Und dieses Kunstbekenntnis ertüchtigt sie, auch ganz realistisch. Denn Bernreitner lässt sie derweil in den Scherben des Tellers herumhantieren, und so entdeckt sie wie zufällig das Mordinstrument, das sie trotz der Zusage einer Liebesnacht mit Scarpia für Marios Freilassung von dem Tyrannen befreien wird: Nicht mit einem Messer, mit einer Scherbe tötet sie ihn.
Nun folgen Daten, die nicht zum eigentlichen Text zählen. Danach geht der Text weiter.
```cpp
size_t cdnet_bn_backward_workspace_floats(int C);
int cdnet_bn_backward_stats(const cdnet_bn_bwd_args *args, const float *gamma, float *dgamma, float *dbeta, float *workspace,
                            size_t workspace_floats, float *ktab, void *stream);
int cdnet_bn_backward_apply(const cdnet_bn_bwd_args *args, const float *ktab, uint16_t *draw, void *stream);
int cdnet_bn_backward_finalize(const cdnet_bn_bwd_args *args, const float *gamma, float *dgamma, float *dbeta, const float *partial,
                               int nb, float *ktab, void *stream);
int cdnet_bn_backward(const cdnet_bn_bwd_args *args, const float *gamma, float *dgamma, float *dbeta, float *workspace,
                      size_t workspace_floats, uint16_t *draw, uint16_t *dz_out, void *stream);

size_t cdnet_dam_head_backward_workspace_floats(int N, int H, int W);
int cdnet_dam_head_backward(const cdnet_head_feat *f1, const cdnet_head_feat *f2, const cdnet_head_feat *f3,
                            const float *head_weights, const float *dmask, const float *dpoint, const float *ddir,
                            int N, int H, int W, uint16_t *df1, uint16_t *df2, uint16_t *df3, float *workspace,
                            size_t workspace_floats, float *dhead_weights, void *stream);
int cdnet_dam_head_backward_fused_blocks(void);
int cdnet_dam_head_backward_fused_scratch_bytes(void);
size_t cdnet_dam_head_backward_fused_workspace_floats(void);
int cdnet_dam_head_backward_fused(const cdnet_head_feat *f1, const cdnet_head_feat *f2, const cdnet_head_feat *f3,
                                  const float *head_weights, const float *dmask, const float *dpoint, const float *ddir, int N, int H,
                                  int W, float *df1, float *df2, float *dz3, float *workspace, size_t workspace_floats,
                                  float *dhead_weights, void *stream);

size_t cdnet_dam_loss_workspace_floats(int B, int P);
int cdnet_dam_loss(const float *mask, const float *point, const float *direction, const uint8_t *label,
                   const uint8_t *dirlab, const uint16_t *point_target_f16, const uint8_t *weight_u8, int B, int H, int W,
                   int quirk_sample0, float *workspace, size_t workspace_floats, float *losses, float *dmask,
                   float *dpoint, float *ddir, void *stream);
size_t cdnet_dam_loss_classes_workspace_floats(int B, int P, int direction_classes);
int cdnet_dam_loss_classes(const float *mask, const float *point, const float *direction, const uint8_t *label,
                           const uint8_t *dirlab, const uint16_t *point_target_f16, const uint8_t *weight_u8, int B, int H, int W,
                           int direction_classes, int quirk_sample0, float *workspace, size_t workspace_floats, float *losses,
                           float *dmask, float *dpoint, float *ddir, void *stream);

#define CDNET_LOSS_WMAP 1u
#define CDNET_LOSS_CE   2u
#define CDNET_LOSS_DICE 4u

int cdnet_dam_loss_terms(const float *mask, const float *point, const float *direction, const uint8_t *label,
                         const uint8_t *dirlab, const uint16_t *point_target_f16, const uint8_t *weight_u8, int B, int H, int W,
                         int direction_classes, int quirk_sample0, float *workspace, size_t workspace_floats, float *losses,
                         float *dmask, float *dpoint, float *ddir, void *stream, unsigned terms);

size_t cdnet_mask_loss_workspace_floats(int B, int P);
int cdnet_mask_loss(const float *mask_logits, const uint8_t *label, const uint8_t *weight_u8, int B, int H, int W, unsigned terms,
                    float *workspace, size_t workspace_floats, float *losses, float *dmask, void *stream);

size_t cdnet_variance_loss_workspace_bytes(int B, int K, int H, int W);
int cdnet_variance_loss(const float *mask_logits, const uint8_t *label, int fg_value, int B, int K, int H, int W, float alpha,
                        void *workspace, size_t workspace_bytes, float *loss_var, float *total, float *dmask, int32_t *root_out,
                        int32_t *counts, void *stream);

size_t cdnet_boundary_loss_workspace_bytes(int kind, int B, int K, int H, int W);
int cdnet_boundary_loss(const float *mask_logits, const uint8_t *label, int kind, int B, int K, int H, int W, float beta,
                        void *workspace, size_t workspace_bytes, float *loss_out, float *total, float *dmask, void *stream);
int cdnet_boundary_loss_scratch_bytes(void);

#define CDNET_VAL_SUMS 42
size_t cdnet_dam_val_sums_workspace_floats(int B, int P);
int cdnet_dam_val_sums(const float *mask, const float *point, const float *dirn, const uint8_t *label, const uint8_t *dirlab,
                       const uint16_t *point_target_f16, const uint8_t *weight_u8, const int *dir_rank_host, int B, int H, int W,
                       float *workspace, size_t workspace_floats, float *sums, void *stream);
size_t cdnet_dam_val_sums_classes_workspace_floats(int B, int P, int direction_classes);
int cdnet_dam_val_sums_classes(const float *mask, const float *point, const float *dirn, const uint8_t *label, const uint8_t *dirlab,
                               const uint16_t *point_target_f16, const uint8_t *weight_u8, const int *dir_rank_host,
                               int direction_classes, int B, int H, int W, float *workspace, size_t workspace_floats, float *sums,
                               void *stream);

int cdnet_adam_step(float *param, const float *grad, float *exp_avg, float *exp_avg_sq, size_t n, float lr, float beta1,
                    float beta2, float eps, float weight_decay, int step, float grad_scale, void *stream);

int cdnet_moment_step(float *param, const float *grad, float *exp_avg, float *exp_avg_sq, float *slow, size_t n, double beta1,
                      double beta2, float grad_scale, int move, int rect, float decay, float step_size, float v_div, float eps,
                      int sync, float alpha, void *stream);
int cdnet_sgd_step(float *param, const float *grad, float *momentum_buffer, size_t n, float lr, float momentum, float weight_decay,
                   int step, float grad_scale, void *stream);

int cdnet_window_pack(const float *img, int C, int H, int W, int view_xform, int tile_h, int tile_w, int stride, int ny,
                      int nx, void *out_bf16_nhwc16, void *stream);
int cdnet_window_pack_f32(const float *img, int C, int H, int W, int view_xform, int tile_h, int tile_w, int stride, int ny,
                          int nx, float *out_f32_nhwc16, void *stream);
int cdnet_window_stitch(const float *tiles, int K, int tile_h, int tile_w, int stride, int overlap, int ny, int nx, int Hv,
                        int Wv, float *out, void *stream);

typedef struct cdnet_aug_sample {
    double minv[6];
    const uint8_t *img;
    const uint8_t *weight;
    const void *label;
    int32_t H, W, img_stride, weight_stride, label_stride, label_i32;
    float color[4];
    int32_t hflip, vflip, filter, y0, x0;
// ... 81 lines not shown
```

Measured before the change: 1082.

## Fuse max-pool into training conv, write dbias in BN backward, restructure loss finalize

Several independent changes. In training, the conv forward that precedes a pool can now emit the pooled raw output directly. It uses a sign-aware med3 so the result matches the pool taken after the BN affine, which removes a separate pooling pass. The BN backward finalize can also write the bias gradient of a tied layer directly, removing a later copy. The loss kernels are refactored so the error flag can be carried in the per-sample single array instead of an atomic. Together these add complexity in the conv epilogue and an eligibility probe on each new shape.

Result: no change. 1089 (median of 6 runs) (+0.7%).

```diff
diff --git a/cdnet_amd/_lib.py b/cdnet_amd/_lib.py
--- a/cdnet_amd/_lib.py
+++ b/cdnet_amd/_lib.py
@@ -85,6 +85,7 @@
     'cdnet_wgrad_reduce_batch': (_i, [_vp, _i, _i, _vp]),
     'cdnet_bn_backward_workspace_floats': (_sz, [_i]),
     'cdnet_bn_backward': (_i, [_vp, _vp, _vp, _vp, _vp, _sz, _vp, _vp, _vp]),
+    'cdnet_bn_backward_dbias': (_i, [_vp, _vp, _vp, _vp, _vp, _vp, _sz, _vp, _vp, _vp]),
     'cdnet_dam_head_backward_workspace_floats': (_sz, [_i, _i, _i]),
     'cdnet_dam_head_backward': (_i, [_vp] * 7 + [_i, _i, _i, _vp, _vp, _vp, _vp, _sz, _vp, _vp]),
     'cdnet_dam_head_backward_fused_blocks': (_i, []),
diff --git a/cdnet_amd/csrc/bn_bwd.hip b/cdnet_amd/csrc/bn_bwd.hip
--- a/cdnet_amd/csrc/bn_bwd.hip
+++ b/cdnet_amd/csrc/bn_bwd.hip
@@ -535,7 +535,7 @@
 
 __global__ __launch_bounds__(256) void bn_bwd_finalize_kernel(const float *__restrict__ partial, int nb, int C, float M, const float *gamma,
                                                               const float *invstd, float *dgamma, float *dbeta, float *k1, float *k2,
-                                                              float *k3) {
+                                                              float *k3, float *dbeta2) {
     __shared__ double s_a[256], s_b[256];
     const int c = blockIdx.x;
     const int lane = threadIdx.x;
@@ -551,6 +551,7 @@
     s1 = s_a[0]; s2 = s_b[0];
     if (lane == 0) {
         if (dbeta) dbeta[c] = (float)s1;
+        if (dbeta2) dbeta2[c] = (float)s1;
         if (dgamma) dgamma[c] = (float)s2;
         k1[c] = gamma[c] * invstd[c];
         k2[c] = (float)(s1 / M);
@@ -659,8 +660,8 @@
 }
 
 static void bn_finalize(const BnBwdArgs &A, const float *partial, int nb, const float *gamma, float *dgamma, float *dbeta, float *k,
-                        hipStream_t st) {
-    bn_bwd_finalize_kernel<<<A.C, 256, 0, st>>>(partial, nb, A.C, (float)bn_npix(A), gamma, A.invstd, dgamma, dbeta, k, k + A.C, k + 2 * A.C);
+                        hipStream_t st, float *dbeta2 = nullptr) {
+    bn_bwd_finalize_kernel<<<A.C, 256, 0, st>>>(partial, nb, A.C, (float)bn_npix(A), gamma, A.invstd, dgamma, dbeta, k, k + A.C, k + 2 * A.C, dbeta2);
 }
 
 static void bn_set_coeffs(BnBwdArgs &A, const float *k) { A.k1 = k; A.k2 = k + A.C; A.k3 = k + 2 * A.C; }
@@ -674,8 +675,8 @@
     return B;
 }
 
-extern "C" int cdnet_bn_backward(const cdnet_bn_bwd_args *a, const float *gamma, float *dgamma, float *dbeta, float *workspace,
-                                 size_t workspace_floats, uint16_t *draw, uint16_t *dz_out, void *stream) {
+static int bn_backward_impl(const cdnet_bn_bwd_args *a, const float *gamma, float *dgamma, float *dbeta, float *dbeta2, float *workspace,
+                            size_t workspace_floats, uint16_t *draw, uint16_t *dz_out, void *stream) {
     BnBwdArgs A;
     int rc = fill_bn_args(a, A, "cdnet_bn_backward");
     if (rc) return rc;
@@ -696,12 +697,23 @@
         A.dz_out = dz_reuse ? dz_out : nullptr;
         float *k = workspace + (size_t)P.nb * 2 * A.C;
         launch<false>(P, A, st);
-        bn_finalize(A, A.partial, P.nb, gamma, dgamma, dbeta, k, st);
+        bn_finalize(A, A.partial, P.nb, gamma, dgamma, dbeta, k, st, dbeta2);
         bn_set_coeffs(A, k);
     }
     A.dz_out = dz_out;
     launch<true>(P, reuse ? bn_dz_as_source(A, dz_out) : A, st);
     return check_launch("cdnet_bn_backward");
+}
+
+extern "C" int cdnet_bn_backward(const cdnet_bn_bwd_args *a, const float *gamma, float *dgamma, float *dbeta, float *workspace,
+                                 size_t workspace_floats, uint16_t *draw, uint16_t *dz_out, void *stream) {
+    return bn_backward_impl(a, gamma, dgamma, dbeta, nullptr, workspace, workspace_floats, draw, dz_out, stream);
+}
+
+extern "C" int cdnet_bn_backward_dbias(const cdnet_bn_bwd_args *a, const float *gamma, float *dgamma, float *dbeta, float *dbias, float *workspace,
+                                       size_t workspace_floats, uint16_t *draw, uint16_t *dz_out, void *stream) {
+    CDNET_REQUIRE(a && a->mean && dbias, "cdnet_bn_backward_dbias: a BatchNorm layer and the second destination");
+    return bn_backward_impl(a, gamma, dgamma, dbeta, dbias, workspace, workspace_floats, draw, dz_out, stream);
 }
 
 static bool bn_plain_case(const BnBwdArgs &A, bool masked = false) {
diff --git a/cdnet_amd/csrc/conv32ws.hip b/cdnet_amd/csrc/conv32ws.hip
--- a/cdnet_amd/csrc/conv32ws.hip
+++ b/cdnet_amd/csrc/conv32ws.hip
@@ -56,7 +56,7 @@
 __global__ __launch_bounds__(512) void conv_ws32_kernel(ConvArgs A) {
     static_assert(!BNS || (BN == 64 && !STATS), "the BatchNorm-backward statistics epilogue serves 64-channel blocks of backward-data launches");
     static_assert(!MIX || (!STATS && !BNS && NCS == 0), "one-tap chunks: inference launches with at least four nine-tap chunks");
-    static_assert(!POOL || (!STATS && !BNS && !MIX && NCS == 0), "fused max-pool: plain inference launches with at least four chunks");
+    static_assert(!POOL || (!BNS && !MIX && NCS == 0 && (BN == 64 || STATS)), "fused max-pool: plain launches with at least four chunks (inference: 64 output channels per workgroup)");
     using L = Ws32Lds<BN>;
     constexpr int TH = 16, TW = 16, CK = 16, TAPS = 9, PSTR = L::PSTR, HW_ = TW + 2, NPIX = L::NPIX;
     constexpr int NPW = BN / 32, MPW = 2;
@@ -356,6 +356,12 @@
         e_osh[ni] = BNS ? 0.f : fmaf((A.bias && cok) ? A.bias[co] : 0.f, e_osc[ni], (A.oshift && cok) ? A.oshift[co] : 0.f);
     }
     const bool orelu = A.orelu != 0;
+    float p_lim[NPW];
+#pragma unroll
+    for (int ni = 0; ni < NPW; ++ni) {
+        const int co = cout0 + ni * 32 + l31;
+        p_lim[ni] = __builtin_bit_cast(float, (POOL && STATS && co < A.Cout && A.eres_scale[co] < 0.f) ? 0xff800000u : 0x7f800000u);
+    }
     float b_sc[NPW], b_sh[NPW], b_mu[NPW], b_is[NPW], b_s1[NPW], b_s2[NPW], b_x = 0.f;
     if (BNS) {
 #pragma unroll
@@ -423,6 +429,17 @@
     };
     auto pool_sub = [&](const f32x16 (&P)[MPW][NPW], int u, int sub) {
         const int b_ = u / 4, k = u % 4, mi = b_ / NPW, ni = b_ % NPW, r0 = 2 * k;
+        if (STATS) {
+            if (sub == 0) pl_t0 = __builtin_amdgcn_fmed3f(fmaf(P[mi][ni][r0], e_osc[ni], e_osh[ni]), fmaf(P[mi][ni][r0 + 1], e_osc[ni], e_osh[ni]), p_lim[ni]);
+            else if (sub == 1) pl_t1 = __builtin_amdgcn_fmed3f(fmaf(P[mi][ni][r0 + 8], e_osc[ni], e_osh[ni]), fmaf(P[mi][ni][r0 + 9], e_osc[ni], e_osh[ni]), p_lim[ni]);
+            else if (e_ok[ni]) {
+                const float v = __builtin_amdgcn_fmed3f(pl_t0, pl_t1, p_lim[ni]);
+                char *sb = prow_base[mi] + ((unsigned)(((r0 >> 2) & 1) * 4 + ((r0 & 3) >> 1)) * ppix_b + (unsigned)(ni * 128));
+                asm volatile("" : "+s"(sb));
+                *(__attribute__((address_space(1))) float *)((__attribute__((address_space(1))) char *)sb + pl_off) = v;
+            }
+            return;
+        }
         if (sub == 0) pl_t0 = fmaxf(fmaf(P[mi][ni][r0], e_osc[ni], e_osh[ni]), fmaf(P[mi][ni][r0 + 1], e_osc[ni], e_osh[ni]));
         else if (sub == 1) pl_t1 = fmaxf(fmaf(P[mi][ni][r0 + 8], e_osc[ni], e_osh[ni]), fmaf(P[mi][ni][r0 + 9], e_osc[ni], e_osh[ni]));
         else {
@@ -480,7 +497,8 @@
                 constexpr int QEL = NEL / 4;
                 if ((EPI == 1 || EPI == 5 || EPI == 6) && STATS && g % 3 == 1 && 2 * (g / 3) + 1 < NEL) { stat_elem(P, 2 * (g / 3), par); stat_elem(P, 2 * (g / 3) + 1, par); }
                 if (EPI <= 4 && g % 6 == 3 && g / 6 < QEL) img_elem(P, (EPI - 1) * QEL + g / 6);
-                if (POOL && EPI <= 4 && g % 6 == 5 && g / 6 < 12) pool_sub(P, (EPI - 1) * 4 + (g / 6) / 3, (g / 6) % 3);
+                constexpr int WPI = MPW * NPW;
+                if (POOL && EPI <= 4 && g % 6 == 5 && g / 6 < 3 * WPI) pool_sub(P, (EPI - 1) * WPI + (g / 6) / 3, (g / 6) % 3);
                 if (EPI == 5 && g % 3 != 1 && 2 * (g / 3) + (g % 3 == 2 ? 1 : 0) < NEL) img_elem(P, 2 * (g / 3) + (g % 3 == 2 ? 1 : 0));
                 if ((EPI == 6 || EPI == 7) && g % 3 == 0 && g / 3 < NEL / 2) img_elem(P, (EPI - 6) * (NEL / 2) + g / 3);
                 if (BNS && EPI <= 4) {
@@ -675,7 +693,10 @@
     const int xf = all_plain ? 0 : (all_fast ? 1 : 2);
     if (A.nchunk < 4 && (BN != 64 || xf == 2)) return -1;
     const bool pool = A.pool_out != nullptr;
-    if (pool && (BN != 64 || bns || mix || A.stats || A.nchunk < 4 || xf != 0 || !A.orelu || A.out_coff || A.out_cstride != A.Cout)) return -1;
+    const bool pool_raw = pool && A.stats;
+    if (pool && ((BN != 64 && !pool_raw) || bns || mix || A.nchunk < 4 || A.out_coff || A.out_cstride != A.Cout)) return -1;
+    if (pool && !pool_raw && (xf != 0 || !A.orelu)) return -1;
+    if (pool_raw && (xf == 2 || A.orelu || A.oscale || A.oshift || A.eres || !A.eres_scale)) return -1;
     if (dry_run) return CDNET_OK;
     if (bns) {
         if constexpr (BN == 64) {
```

Bernreitners Regie liegt immer ganz genau auf der Musik, und Dinic nutzt orchestrale Momente wie das folgende Nachspiel zu ernsthafter Besinnung, lässt es leiser und wieder laut werden – und dann setzt sich Tosca sehr bewusst auf Scarpias Platz, während im Orchester die kleine Trommel schnarrt: Einmal nun hat die Frau den Sieg errungen.

Schwelgen in Erinnerungen

Davide Damiani gibt dem Scarpia die perfide Nonchalance des brutalen Machtmenschen. Sein charaktervoller Bassbariton klingt geschmeidig anzüglich, wirft sich dann wieder zu herrschsüchtiger Dramatik auf, eine starke Stimme mit gefährlichem Funkeln. Kwonsoo Jeon gibt dagegen den leidenschaftlich-spontanen Maler Mario, verströmt großzügig seinen warm strahlenden Tenor. Besonders das „E lucevan le stelle“ gestaltet er im Angesicht des bereits für ihn geschaufelten Grabes aus schöner Introvertiertheit heraus zu traurigem Schmelz der Erinnerung an bessere Zeiten.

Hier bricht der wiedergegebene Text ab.